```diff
@@ -1001,10 +1070,27 @@
         if (tp.mode == 2) {
             wa.uneven = 1; wa.n_norm = tp.n_norm; wa.kfix_n = tp.kfix_n; wa.kfix_s = tp.kfix_s;
             wa.kb_lo = 0; wa.kb_hi = fa.npad / 32;
-            wa.split_lo = 0; wa.nsplit_here = tp.n_norm;
-            if (int rc = launch_wgrad(*d, wa, wa.nsplit_here * per_split, side)) return rc;
-            wa.split_lo = tp.n_norm; wa.nsplit_here = nsplit - tp.n_norm;
-            if (int rc = launch_wgrad(*d, wa, wa.nsplit_here * per_split, st)) return rc;
+            if (nt == 8) {
+                WgradTabArgs wt;
+                memset(&wt, 0, sizeof(wt));
+                static_cast<WgradArgs &>(wt) = wa;
+                wt.uneven = 0;
+                if (nsplit > BRIEF_WGRAD_TAB_MAX) return fail(BRIEF_ERR_INVALID, "internal: too many K splits for the boundary table");
+                for (int g = 0; g <= nsplit; ++g) {
+                    const int64_t b = g >= nsplit ? wa.kb_hi : ((g <= tp.n_norm ? g * tp.kfix_n : tp.n_norm * tp.kfix_n + (g - tp.n_norm) * tp.kfix_s) >> 16);
+                    if (b > wa.kb_hi || (g > 0 && b <= wt.bnd[g - 1])) return fail(BRIEF_ERR_INVALID, "internal: K-split boundaries out of order");
+                    wt.bnd[g] = (int)b;
+                }
+                wt.split_lo = 0; wt.nsplit_here = tp.n_norm;
+                if (int rc = launch_wgrad_tab(wt, s_norm)) return rc;
+                wt.split_lo = tp.n_norm; wt.nsplit_here = nsplit - tp.n_norm;
+                if (int rc = launch_wgrad_tab(wt, s_tail)) return rc;
+            } else {
+                wa.split_lo = 0; wa.nsplit_here = tp.n_norm;
+                if (int rc = launch_wgrad(*d, wa, wa.nsplit_here * per_split, side)) return rc;
+                wa.split_lo = tp.n_norm; wa.nsplit_here = nsplit - tp.n_norm;
+                if (int rc = launch_wgrad(*d, wa, wa.nsplit_here * per_split, st)) return rc;
+            }
         } else {
             const int nsA = tp.on ? nsplit - 1 : nsplit;
             wa.kb_lo = 0; wa.kb_hi = tp.on ? tp.tiles_body : fa.npad / 32; wa.split_lo = 0; wa.nsplit_here = nsA;
@@ -1014,10 +1100,7 @@
             }
         }
     }
-    if (tp.on) {
-        HIP_TRY(hipEventRecord(dev_state()->aux2_join, side));
-        HIP_TRY(hipStreamWaitEvent(st, dev_state()->aux2_join, 0));
-    }
+    if (int rc = sj.join()) return rc;
     if (g_reduce_part == 1) hipLaunchKernelGGL(k_reduce, dim3(nb_hidden), dim3(rthreads), 0, st, ra, nb_hidden);
     else if (g_reduce_part == 2) hipLaunchKernelGGL(k_reduce, dim3(nb_skinny), dim3(rthreads), 0, st, ra, 0);
     else hipLaunchKernelGGL(k_reduce, dim3(nb_hidden + nb_skinny), dim3(rthreads), 0, st, ra, nb_hidden);
@@ -1218,12 +1301,14 @@
         if (hipStreamWaitEvent(g_pool[s], g_pool_ev[kPoolStreams], 0) != hipSuccess) rc = fail(BRIEF_ERR_LAUNCH, "hipStreamWaitEvent");
     for (int q = 0; q < ngroups && !rc; ++q)
         if (groups[q].njobs) rc = fit_group_init(groups[q], jobs, g_pool[gslot[q] % ns]);
+    ++g_in_pool;
     for (int64_t k = 0; k < steps && !rc; ++k) {
         for (int q = 0; q < ngroups && !rc; ++q)
             if (groups[q].njobs) rc = fit_group_step(groups[q], jobs, k, lrs, g_pool[gslot[q] % ns]);
         for (int j = 0; j < njobs && !rc; ++j)
             if (unit_of[j] < 0) rc = fit_job_step(&jobs[j], jobs[j].t0 + 1 + k, k, &lrs[j], g_pool[(-1 - unit_of[j]) % ns]);
     }
+    --g_in_pool;
     for (int j = 0; j < njobs && !rc && steps > 0; ++j) {
         hipStream_t sj = g_pool[(unit_of[j] < 0 ? -1 - unit_of[j] : gslot[unit_of[j]]) % ns];
         if (jobs[j].loss_log &&
diff --git a/brief_pytorch_amd/csrc/brief_wgrad.inc b/brief_pytorch_amd/csrc/brief_wgrad.inc
--- a/brief_pytorch_amd/csrc/brief_wgrad.inc
+++ b/brief_pytorch_amd/csrc/brief_wgrad.inc
@@ -11,6 +11,8 @@
     float *slabs;
     float *stamps;
 };
+#define BRIEF_WGRAD_TAB_MAX 256
+struct WgradTabArgs : WgradArgs { int bnd[BRIEF_WGRAD_TAB_MAX + 1]; };
 
 constexpr int wgrad_nq(int NT) { return (NT + 7) / 8; }
 constexpr int wgrad_qt(int NT) { return (NT + wgrad_nq(NT) - 1) / wgrad_nq(NT); }
@@ -42,10 +44,11 @@
     return fold > panels ? fold : panels;
 }
 
-template <int NT, int QTR = 0>
-__global__ __launch_bounds__(512, 2) void k_wgrad(const WgradArgs a)
+template <int NT, int QTR = 0, typename ArgsT = WgradArgs>
+__global__ __launch_bounds__(512, 2) void k_wgrad(const ArgsT a)
 {
     constexpr bool RTW = NT == 0;
+    constexpr bool TAB = !std::is_same<ArgsT, WgradArgs>::value;
     const int nt_w = RTW ? brief_nt(a.d) : NT;
     const int FP = 32 * nt_w;
     const int NQ = RTW ? (nt_w + 7) / 8 : wgrad_nq(NT);
@@ -73,18 +76,22 @@
     const int wk = wave / NWv, wrem = wave % NWv;
     const int wmk = wrem / WNk, wnk = wrem % WNk;
     const bool kactive = wk < WK;
-    const int quad = blockIdx.x % (NQ * NQ), bsl = blockIdx.x / (NQ * NQ);
+    const int quad = TAB ? 0 : blockIdx.x % (NQ * NQ), bsl = TAB ? 0 : blockIdx.x / (NQ * NQ);
     const int qm = quad / NQ, qn = quad % NQ;
     const bool uneven = RTW && a.uneven;
     const int hidden_l = a.d.layers - 2;
-    const int l = uneven ? 1 + bsl % hidden_l : 1 + bsl / a.nsplit_here;
-    const int split = uneven ? bsl / hidden_l : bsl % a.nsplit_here;
+    const int l = TAB ? 1 + (int)blockIdx.x : (uneven ? 1 + bsl % hidden_l : 1 + bsl / a.nsplit_here);
+    const int split = TAB ? (int)blockIdx.y : (uneven ? bsl / hidden_l : bsl % a.nsplit_here);
     const int64_t nchunks = a.kb_hi - a.kb_lo;
     int64_t c0 = a.kb_lo + nchunks * split / a.nsplit_here, c1 = a.kb_lo + nchunks * (split + 1) / a.nsplit_here;
     if (uneven) {
         const int g0 = a.split_lo + split, g1 = g0 + 1;
         c0 = (g0 <= a.n_norm ? g0 * a.kfix_n : a.n_norm * a.kfix_n + (g0 - a.n_norm) * a.kfix_s) >> 16;
         c1 = g1 >= a.nsplit ? a.kb_hi : ((g1 <= a.n_norm ? g1 * a.kfix_n : a.n_norm * a.kfix_n + (g1 - a.n_norm) * a.kfix_s) >> 16);
+    }
+    if constexpr (TAB) {
+        const int g0 = a.split_lo + split;
+        c0 = a.bnd[g0]; c1 = a.bnd[g0 + 1];
     }
     const float *Dl = a.D + (int64_t)(l - 1) * FP * a.npad + qm * QP * 32;
     const float *Zl = a.Z + (int64_t)(l - 1) * FP * a.npad + qn * QP * 32;
```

◇ ◇ ◇ ◇ ◇ ◇ ◇

_Exercise_
Every line of the listing is to be transcribed exactly.

_Expected answer_
```diff
@@ -1001,10 +1070,27 @@
         if (tp.mode == 2) {
             wa.uneven = 1; wa.n_norm = tp.n_norm; wa.kfix_n = tp.kfix_n; wa.kfix_s = tp.kfix_s;
             wa.kb_lo = 0; wa.kb_hi = fa.npad / 32;
-            wa.split_lo = 0; wa.nsplit_here = tp.n_norm;
-            if (int rc = launch_wgrad(*d, wa, wa.nsplit_here * per_split, side)) return rc;
-            wa.split_lo = tp.n_norm; wa.nsplit_here = nsplit - tp.n_norm;
-            if (int rc = launch_wgrad(*d, wa, wa.nsplit_here * per_split, st)) return rc;
+            if (nt == 8) {
+                WgradTabArgs wt;
+                memset(&wt, 0, sizeof(wt));
+                static_cast<WgradArgs &>(wt) = wa;
+                wt.uneven = 0;
+                if (nsplit > BRIEF_WGRAD_TAB_MAX) return fail(BRIEF_ERR_INVALID, "internal: too many K splits for the boundary table");
+                for (int g = 0; g <= nsplit; ++g) {
+                    const int64_t b = g >= nsplit ? wa.kb_hi : ((g <= tp.n_norm ? g * tp.kfix_n : tp.n_norm * tp.kfix_n + (g - tp.n_norm) * tp.kfix_s) >> 16);
+                    if (b > wa.kb_hi || (g > 0 && b <= wt.bnd[g - 1])) return fail(BRIEF_ERR_INVALID, "internal: K-split boundaries out of order");
+                    wt.bnd[g] = (int)b;
+                }
+                wt.split_lo = 0; wt.nsplit_here = tp.n_norm;
+                if (int rc = launch_wgrad_tab(wt, s_norm)) return rc;
+                wt.split_lo = tp.n_norm; wt.nsplit_here = nsplit - tp.n_norm;
+                if (int rc = launch_wgrad_tab(wt, s_tail)) return rc;
+            } else {
+                wa.split_lo = 0; wa.nsplit_here = tp.n_norm;
+                if (int rc = launch_wgrad(*d, wa, wa.nsplit_here * per_split, side)) return rc;
+                wa.split_lo = tp.n_norm; wa.nsplit_here = nsplit - tp.n_norm;
+                if (int rc = launch_wgrad(*d, wa, wa.nsplit_here * per_split, st)) return rc;
+            }
         } else {
             const int nsA = tp.on ? nsplit - 1 : nsplit;
             wa.kb_lo = 0; wa.kb_hi = tp.on ? tp.tiles_body : fa.npad / 32; wa.split_lo = 0; wa.nsplit_here = nsA;
@@ -1014,10 +1100,7 @@
             }
         }
     }
-    if (tp.on) {
-        HIP_TRY(hipEventRecord(dev_state()->aux2_join, side));
-        HIP_TRY(hipStreamWaitEvent(st, dev_state()->aux2_join, 0));
-    }
+    if (int rc = sj.join()) return rc;
     if (g_reduce_part == 1) hipLaunchKernelGGL(k_reduce, dim3(nb_hidden), dim3(rthreads), 0, st, ra, nb_hidden);
     else if (g_reduce_part == 2) hipLaunchKernelGGL(k_reduce, dim3(nb_skinny), dim3(rthreads), 0, st, ra, 0);
     else hipLaunchKernelGGL(k_reduce, dim3(nb_hidden + nb_skinny), dim3(rthreads), 0, st, ra, nb_hidden);
@@ -1218,12 +1301,14 @@
         if (hipStreamWaitEvent(g_pool[s], g_pool_ev[kPoolStreams], 0) != hipSuccess) rc = fail(BRIEF_ERR_LAUNCH, "hipStreamWaitEvent");
     for (int q = 0; q < ngroups && !rc; ++q)
         if (groups[q].njobs) rc = fit_group_init(groups[q], jobs, g_pool[gslot[q] % ns]);
+    ++g_in_pool;
     for (int64_t k = 0; k < steps && !rc; ++k) {
         for (int q = 0; q < ngroups && !rc; ++q)
             if (groups[q].njobs) rc = fit_group_step(groups[q], jobs, k, lrs, g_pool[gslot[q] % ns]);
         for (int j = 0; j < njobs && !rc; ++j)
             if (unit_of[j] < 0) rc = fit_job_step(&jobs[j], jobs[j].t0 + 1 + k, k, &lrs[j], g_pool[(-1 - unit_of[j]) % ns]);
     }
+    --g_in_pool;
     for (int j = 0; j < njobs && !rc && steps > 0; ++j) {
         hipStream_t sj = g_pool[(unit_of[j] < 0 ? -1 - unit_of[j] : gslot[unit_of[j]]) % ns];
         if (jobs[j].loss_log &&
diff --git a/brief_pytorch_amd/csrc/brief_wgrad.inc b/brief_pytorch_amd/csrc/brief_wgrad.inc
--- a/brief_pytorch_amd/csrc/brief_wgrad.inc
+++ b/brief_pytorch_amd/csrc/brief_wgrad.inc
@@ -11,6 +11,8 @@
     float *slabs;
     float *stamps;
 };
+#define BRIEF_WGRAD_TAB_MAX 256
+struct WgradTabArgs : WgradArgs { int bnd[BRIEF_WGRAD_TAB_MAX + 1]; };
 
 constexpr int wgrad_nq(int NT) { return (NT + 7) / 8; }
 constexpr int wgrad_qt(int NT) { return (NT + wgrad_nq(NT) - 1) / wgrad_nq(NT); }
@@ -42,10 +44,11 @@
     return fold > panels ? fold : panels;
 }
 
-template <int NT, int QTR = 0>
-__global__ __launch_bounds__(512, 2) void k_wgrad(const WgradArgs a)
+template <int NT, int QTR = 0, typename ArgsT = WgradArgs>
+__global__ __launch_bounds__(512, 2) void k_wgrad(const ArgsT a)
 {
     constexpr bool RTW = NT == 0;
+    constexpr bool TAB = !std::is_same<ArgsT, WgradArgs>::value;
     const int nt_w = RTW ? brief_nt(a.d) : NT;
     const int FP = 32 * nt_w;
     const int NQ = RTW ? (nt_w + 7) / 8 : wgrad_nq(NT);
@@ -73,18 +76,22 @@
     const int wk = wave / NWv, wrem = wave % NWv;
     const int wmk = wrem / WNk, wnk = wrem % WNk;
     const bool kactive = wk < WK;
-    const int quad = blockIdx.x % (NQ * NQ), bsl = blockIdx.x / (NQ * NQ);
+    const int quad = TAB ? 0 : blockIdx.x % (NQ * NQ), bsl = TAB ? 0 : blockIdx.x / (NQ * NQ);
     const int qm = quad / NQ, qn = quad % NQ;
     const bool uneven = RTW && a.uneven;
     const int hidden_l = a.d.layers - 2;
-    const int l = uneven ? 1 + bsl % hidden_l : 1 + bsl / a.nsplit_here;
-    const int split = uneven ? bsl / hidden_l : bsl % a.nsplit_here;
+    const int l = TAB ? 1 + (int)blockIdx.x : (uneven ? 1 + bsl % hidden_l : 1 + bsl / a.nsplit_here);
+    const int split = TAB ? (int)blockIdx.y : (uneven ? bsl / hidden_l : bsl % a.nsplit_here);
     const int64_t nchunks = a.kb_hi - a.kb_lo;
     int64_t c0 = a.kb_lo + nchunks * split / a.nsplit_here, c1 = a.kb_lo + nchunks * (split + 1) / a.nsplit_here;
     if (uneven) {
         const int g0 = a.split_lo + split, g1 = g0 + 1;
         c0 = (g0 <= a.n_norm ? g0 * a.kfix_n : a.n_norm * a.kfix_n + (g0 - a.n_norm) * a.kfix_s) >> 16;
         c1 = g1 >= a.nsplit ? a.kb_hi : ((g1 <= a.n_norm ? g1 * a.kfix_n : a.n_norm * a.kfix_n + (g1 - a.n_norm) * a.kfix_s) >> 16);
+    }
+    if constexpr (TAB) {
+        const int g0 = a.split_lo + split;
+        c0 = a.bnd[g0]; c1 = a.bnd[g0 + 1];
     }
     const float *Dl = a.D + (int64_t)(l - 1) * FP * a.npad + qm * QP * 32;
     const float *Zl = a.Z + (int64_t)(l - 1) * FP * a.npad + qn * QP * 32;
```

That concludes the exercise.